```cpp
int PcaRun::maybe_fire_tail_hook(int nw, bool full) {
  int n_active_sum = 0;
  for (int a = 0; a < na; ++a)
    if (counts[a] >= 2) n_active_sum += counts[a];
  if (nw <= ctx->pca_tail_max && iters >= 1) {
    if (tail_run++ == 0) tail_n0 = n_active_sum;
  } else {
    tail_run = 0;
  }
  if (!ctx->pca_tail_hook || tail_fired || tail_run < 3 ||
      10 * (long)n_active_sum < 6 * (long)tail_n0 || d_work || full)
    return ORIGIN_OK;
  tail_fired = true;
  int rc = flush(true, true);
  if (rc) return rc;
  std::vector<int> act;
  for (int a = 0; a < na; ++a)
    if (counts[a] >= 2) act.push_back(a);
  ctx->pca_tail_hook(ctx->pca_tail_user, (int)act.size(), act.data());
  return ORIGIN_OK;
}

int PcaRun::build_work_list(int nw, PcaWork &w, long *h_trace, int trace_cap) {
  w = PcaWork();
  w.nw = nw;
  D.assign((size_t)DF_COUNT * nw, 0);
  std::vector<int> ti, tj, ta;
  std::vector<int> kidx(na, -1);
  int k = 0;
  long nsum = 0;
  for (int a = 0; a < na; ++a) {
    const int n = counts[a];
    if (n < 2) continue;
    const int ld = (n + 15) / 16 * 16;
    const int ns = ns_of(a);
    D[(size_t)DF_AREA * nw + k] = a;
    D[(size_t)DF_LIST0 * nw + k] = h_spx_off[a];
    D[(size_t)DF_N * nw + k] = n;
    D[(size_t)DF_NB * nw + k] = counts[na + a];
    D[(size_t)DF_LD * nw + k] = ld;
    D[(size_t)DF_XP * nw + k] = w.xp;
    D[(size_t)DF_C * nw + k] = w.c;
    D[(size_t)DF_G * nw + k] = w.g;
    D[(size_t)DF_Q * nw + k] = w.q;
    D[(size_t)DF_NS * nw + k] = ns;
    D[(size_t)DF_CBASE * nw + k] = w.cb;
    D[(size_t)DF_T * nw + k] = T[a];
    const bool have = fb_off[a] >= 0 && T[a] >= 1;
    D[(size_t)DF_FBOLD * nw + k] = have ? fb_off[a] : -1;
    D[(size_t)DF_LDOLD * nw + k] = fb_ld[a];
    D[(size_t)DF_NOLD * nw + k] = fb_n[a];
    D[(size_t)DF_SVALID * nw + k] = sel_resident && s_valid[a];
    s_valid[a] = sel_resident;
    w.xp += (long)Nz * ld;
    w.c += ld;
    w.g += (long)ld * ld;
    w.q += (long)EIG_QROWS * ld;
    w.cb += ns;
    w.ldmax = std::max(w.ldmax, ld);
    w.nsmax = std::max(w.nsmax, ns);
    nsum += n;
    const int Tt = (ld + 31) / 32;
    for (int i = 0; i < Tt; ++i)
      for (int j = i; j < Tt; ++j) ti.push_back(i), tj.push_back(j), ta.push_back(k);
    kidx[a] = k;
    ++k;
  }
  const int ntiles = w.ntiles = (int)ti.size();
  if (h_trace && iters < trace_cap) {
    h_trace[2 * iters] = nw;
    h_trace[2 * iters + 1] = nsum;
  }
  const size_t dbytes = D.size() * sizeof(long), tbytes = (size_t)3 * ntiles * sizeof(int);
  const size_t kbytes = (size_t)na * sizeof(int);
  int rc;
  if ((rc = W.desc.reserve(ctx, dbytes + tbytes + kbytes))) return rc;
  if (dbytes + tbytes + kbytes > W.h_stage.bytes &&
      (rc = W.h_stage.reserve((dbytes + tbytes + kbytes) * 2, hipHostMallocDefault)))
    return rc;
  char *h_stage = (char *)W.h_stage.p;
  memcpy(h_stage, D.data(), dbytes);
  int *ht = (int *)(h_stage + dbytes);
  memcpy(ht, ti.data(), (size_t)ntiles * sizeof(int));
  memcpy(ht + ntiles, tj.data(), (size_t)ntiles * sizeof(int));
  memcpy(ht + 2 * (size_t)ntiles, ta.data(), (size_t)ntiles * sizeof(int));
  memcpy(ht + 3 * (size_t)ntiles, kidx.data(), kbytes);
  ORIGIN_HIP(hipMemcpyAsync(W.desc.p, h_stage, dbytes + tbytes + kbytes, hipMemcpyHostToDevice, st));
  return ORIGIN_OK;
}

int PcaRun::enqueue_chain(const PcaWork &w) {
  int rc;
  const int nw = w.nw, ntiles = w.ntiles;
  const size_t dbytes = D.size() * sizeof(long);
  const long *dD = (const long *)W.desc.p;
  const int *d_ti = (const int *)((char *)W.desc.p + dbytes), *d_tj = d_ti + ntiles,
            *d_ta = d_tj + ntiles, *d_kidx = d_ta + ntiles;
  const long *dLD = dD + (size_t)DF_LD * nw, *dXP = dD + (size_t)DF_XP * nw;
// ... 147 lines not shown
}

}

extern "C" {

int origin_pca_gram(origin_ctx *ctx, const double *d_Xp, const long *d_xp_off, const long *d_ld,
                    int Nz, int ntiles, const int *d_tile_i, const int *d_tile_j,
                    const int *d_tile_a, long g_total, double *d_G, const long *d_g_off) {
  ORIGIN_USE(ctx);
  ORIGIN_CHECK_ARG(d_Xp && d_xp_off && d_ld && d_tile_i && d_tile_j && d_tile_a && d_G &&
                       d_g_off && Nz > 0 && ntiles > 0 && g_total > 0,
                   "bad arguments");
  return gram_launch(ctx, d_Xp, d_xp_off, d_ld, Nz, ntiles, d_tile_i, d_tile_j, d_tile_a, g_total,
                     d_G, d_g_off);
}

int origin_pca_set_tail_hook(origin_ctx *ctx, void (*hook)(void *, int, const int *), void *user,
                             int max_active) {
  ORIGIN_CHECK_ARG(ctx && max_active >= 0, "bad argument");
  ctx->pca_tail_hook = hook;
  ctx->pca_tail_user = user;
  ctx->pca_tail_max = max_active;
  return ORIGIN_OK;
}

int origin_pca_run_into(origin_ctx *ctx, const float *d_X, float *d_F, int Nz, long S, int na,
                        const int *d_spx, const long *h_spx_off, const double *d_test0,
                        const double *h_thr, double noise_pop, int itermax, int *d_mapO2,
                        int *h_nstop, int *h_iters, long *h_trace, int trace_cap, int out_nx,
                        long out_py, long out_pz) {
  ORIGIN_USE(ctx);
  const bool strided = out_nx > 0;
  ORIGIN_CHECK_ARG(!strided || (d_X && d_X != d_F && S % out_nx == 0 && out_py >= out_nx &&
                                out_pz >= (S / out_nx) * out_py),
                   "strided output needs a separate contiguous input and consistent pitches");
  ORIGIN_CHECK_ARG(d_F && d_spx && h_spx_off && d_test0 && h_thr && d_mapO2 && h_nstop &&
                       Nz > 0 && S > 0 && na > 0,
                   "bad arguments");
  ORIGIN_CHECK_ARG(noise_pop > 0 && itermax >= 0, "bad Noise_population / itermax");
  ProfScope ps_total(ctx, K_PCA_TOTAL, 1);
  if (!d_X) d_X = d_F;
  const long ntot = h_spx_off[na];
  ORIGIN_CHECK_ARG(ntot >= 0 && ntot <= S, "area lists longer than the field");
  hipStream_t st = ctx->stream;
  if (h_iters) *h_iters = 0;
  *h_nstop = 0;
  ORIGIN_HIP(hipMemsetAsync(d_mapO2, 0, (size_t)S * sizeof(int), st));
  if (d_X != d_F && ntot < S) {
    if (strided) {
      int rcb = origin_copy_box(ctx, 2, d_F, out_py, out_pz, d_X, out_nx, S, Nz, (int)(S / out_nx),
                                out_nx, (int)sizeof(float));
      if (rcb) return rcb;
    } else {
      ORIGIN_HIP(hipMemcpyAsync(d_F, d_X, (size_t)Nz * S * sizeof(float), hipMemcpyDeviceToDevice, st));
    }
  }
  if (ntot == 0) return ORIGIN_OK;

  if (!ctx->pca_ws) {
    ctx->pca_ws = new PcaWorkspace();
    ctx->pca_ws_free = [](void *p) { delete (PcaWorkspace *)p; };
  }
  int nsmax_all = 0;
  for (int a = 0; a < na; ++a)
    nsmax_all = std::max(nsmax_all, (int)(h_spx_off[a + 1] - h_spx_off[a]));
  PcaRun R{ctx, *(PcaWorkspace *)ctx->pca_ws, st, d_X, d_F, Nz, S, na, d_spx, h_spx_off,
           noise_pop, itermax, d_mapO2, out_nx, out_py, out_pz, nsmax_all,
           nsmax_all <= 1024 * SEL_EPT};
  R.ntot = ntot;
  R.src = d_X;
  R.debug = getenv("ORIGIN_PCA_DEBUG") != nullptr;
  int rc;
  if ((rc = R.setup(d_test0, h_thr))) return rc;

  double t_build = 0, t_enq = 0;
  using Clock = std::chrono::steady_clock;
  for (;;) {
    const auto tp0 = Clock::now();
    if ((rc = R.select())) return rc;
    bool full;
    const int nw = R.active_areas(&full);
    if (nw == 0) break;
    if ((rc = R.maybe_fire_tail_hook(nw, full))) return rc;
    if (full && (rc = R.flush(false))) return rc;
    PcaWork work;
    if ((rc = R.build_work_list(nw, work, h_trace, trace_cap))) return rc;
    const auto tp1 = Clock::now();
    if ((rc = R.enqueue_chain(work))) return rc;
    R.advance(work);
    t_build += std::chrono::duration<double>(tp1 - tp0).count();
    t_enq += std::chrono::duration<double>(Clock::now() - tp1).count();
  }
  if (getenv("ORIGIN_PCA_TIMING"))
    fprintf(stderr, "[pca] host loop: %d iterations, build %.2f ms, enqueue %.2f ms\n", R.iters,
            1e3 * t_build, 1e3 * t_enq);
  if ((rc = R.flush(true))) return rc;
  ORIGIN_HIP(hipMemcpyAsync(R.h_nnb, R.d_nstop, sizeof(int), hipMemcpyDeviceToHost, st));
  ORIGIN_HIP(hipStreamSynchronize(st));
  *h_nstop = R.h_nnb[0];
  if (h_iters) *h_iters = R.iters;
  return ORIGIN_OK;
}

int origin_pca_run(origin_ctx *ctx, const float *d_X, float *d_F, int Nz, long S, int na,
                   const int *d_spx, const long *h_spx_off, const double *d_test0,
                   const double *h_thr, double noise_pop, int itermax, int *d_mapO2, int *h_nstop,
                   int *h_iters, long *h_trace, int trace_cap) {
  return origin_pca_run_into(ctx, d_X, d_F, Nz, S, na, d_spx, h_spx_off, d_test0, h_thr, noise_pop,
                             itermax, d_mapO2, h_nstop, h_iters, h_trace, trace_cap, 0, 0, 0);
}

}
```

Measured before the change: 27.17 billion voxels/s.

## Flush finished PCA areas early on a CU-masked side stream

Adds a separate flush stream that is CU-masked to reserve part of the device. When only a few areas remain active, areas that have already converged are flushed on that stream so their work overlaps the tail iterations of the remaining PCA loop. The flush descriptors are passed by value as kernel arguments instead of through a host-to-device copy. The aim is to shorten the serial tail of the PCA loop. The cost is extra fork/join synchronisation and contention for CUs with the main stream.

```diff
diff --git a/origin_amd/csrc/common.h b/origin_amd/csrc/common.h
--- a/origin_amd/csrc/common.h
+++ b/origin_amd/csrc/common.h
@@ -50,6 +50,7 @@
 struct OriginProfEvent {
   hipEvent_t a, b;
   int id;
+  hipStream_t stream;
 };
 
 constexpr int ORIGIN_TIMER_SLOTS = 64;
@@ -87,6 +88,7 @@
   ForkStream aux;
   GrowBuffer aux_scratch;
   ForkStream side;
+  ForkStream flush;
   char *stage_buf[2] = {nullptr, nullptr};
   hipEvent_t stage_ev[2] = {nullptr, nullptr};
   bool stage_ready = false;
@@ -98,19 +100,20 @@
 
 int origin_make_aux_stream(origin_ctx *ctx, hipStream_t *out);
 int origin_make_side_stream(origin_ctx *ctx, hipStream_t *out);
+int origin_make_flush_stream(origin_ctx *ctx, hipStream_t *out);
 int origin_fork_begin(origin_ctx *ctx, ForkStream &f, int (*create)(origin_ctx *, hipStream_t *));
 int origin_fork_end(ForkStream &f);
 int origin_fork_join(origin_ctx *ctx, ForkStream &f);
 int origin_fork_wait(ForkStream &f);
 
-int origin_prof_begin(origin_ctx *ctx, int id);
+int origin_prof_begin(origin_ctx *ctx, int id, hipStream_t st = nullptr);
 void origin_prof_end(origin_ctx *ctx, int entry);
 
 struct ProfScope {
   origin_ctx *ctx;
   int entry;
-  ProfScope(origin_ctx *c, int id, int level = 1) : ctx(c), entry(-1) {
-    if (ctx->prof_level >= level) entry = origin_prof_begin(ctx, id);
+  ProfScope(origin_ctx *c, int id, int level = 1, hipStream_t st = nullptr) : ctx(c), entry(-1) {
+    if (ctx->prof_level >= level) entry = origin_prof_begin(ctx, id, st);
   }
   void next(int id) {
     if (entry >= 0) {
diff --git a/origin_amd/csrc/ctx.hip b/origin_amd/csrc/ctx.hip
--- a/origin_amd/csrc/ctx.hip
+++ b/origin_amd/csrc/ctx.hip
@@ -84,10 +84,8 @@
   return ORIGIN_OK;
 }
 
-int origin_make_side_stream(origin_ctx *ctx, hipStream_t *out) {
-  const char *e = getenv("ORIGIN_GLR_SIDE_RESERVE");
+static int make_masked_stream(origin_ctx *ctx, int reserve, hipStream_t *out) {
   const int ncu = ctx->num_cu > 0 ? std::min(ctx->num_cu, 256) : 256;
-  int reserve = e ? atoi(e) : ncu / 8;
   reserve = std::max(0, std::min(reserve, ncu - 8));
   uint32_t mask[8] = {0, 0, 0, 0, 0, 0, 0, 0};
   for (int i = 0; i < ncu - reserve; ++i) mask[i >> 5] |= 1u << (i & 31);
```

________________________________________

Exercise objective —
Return all lines of the material above in which "ProfScope" occurs.

Task solution —
  ProfScope ps_total(ctx, K_PCA_TOTAL, 1);
 struct ProfScope {
-  ProfScope(origin_ctx *c, int id, int level = 1) : ctx(c), entry(-1) {
+  ProfScope(origin_ctx *c, int id, int level = 1, hipStream_t st = nullptr) : ctx(c), entry(-1) {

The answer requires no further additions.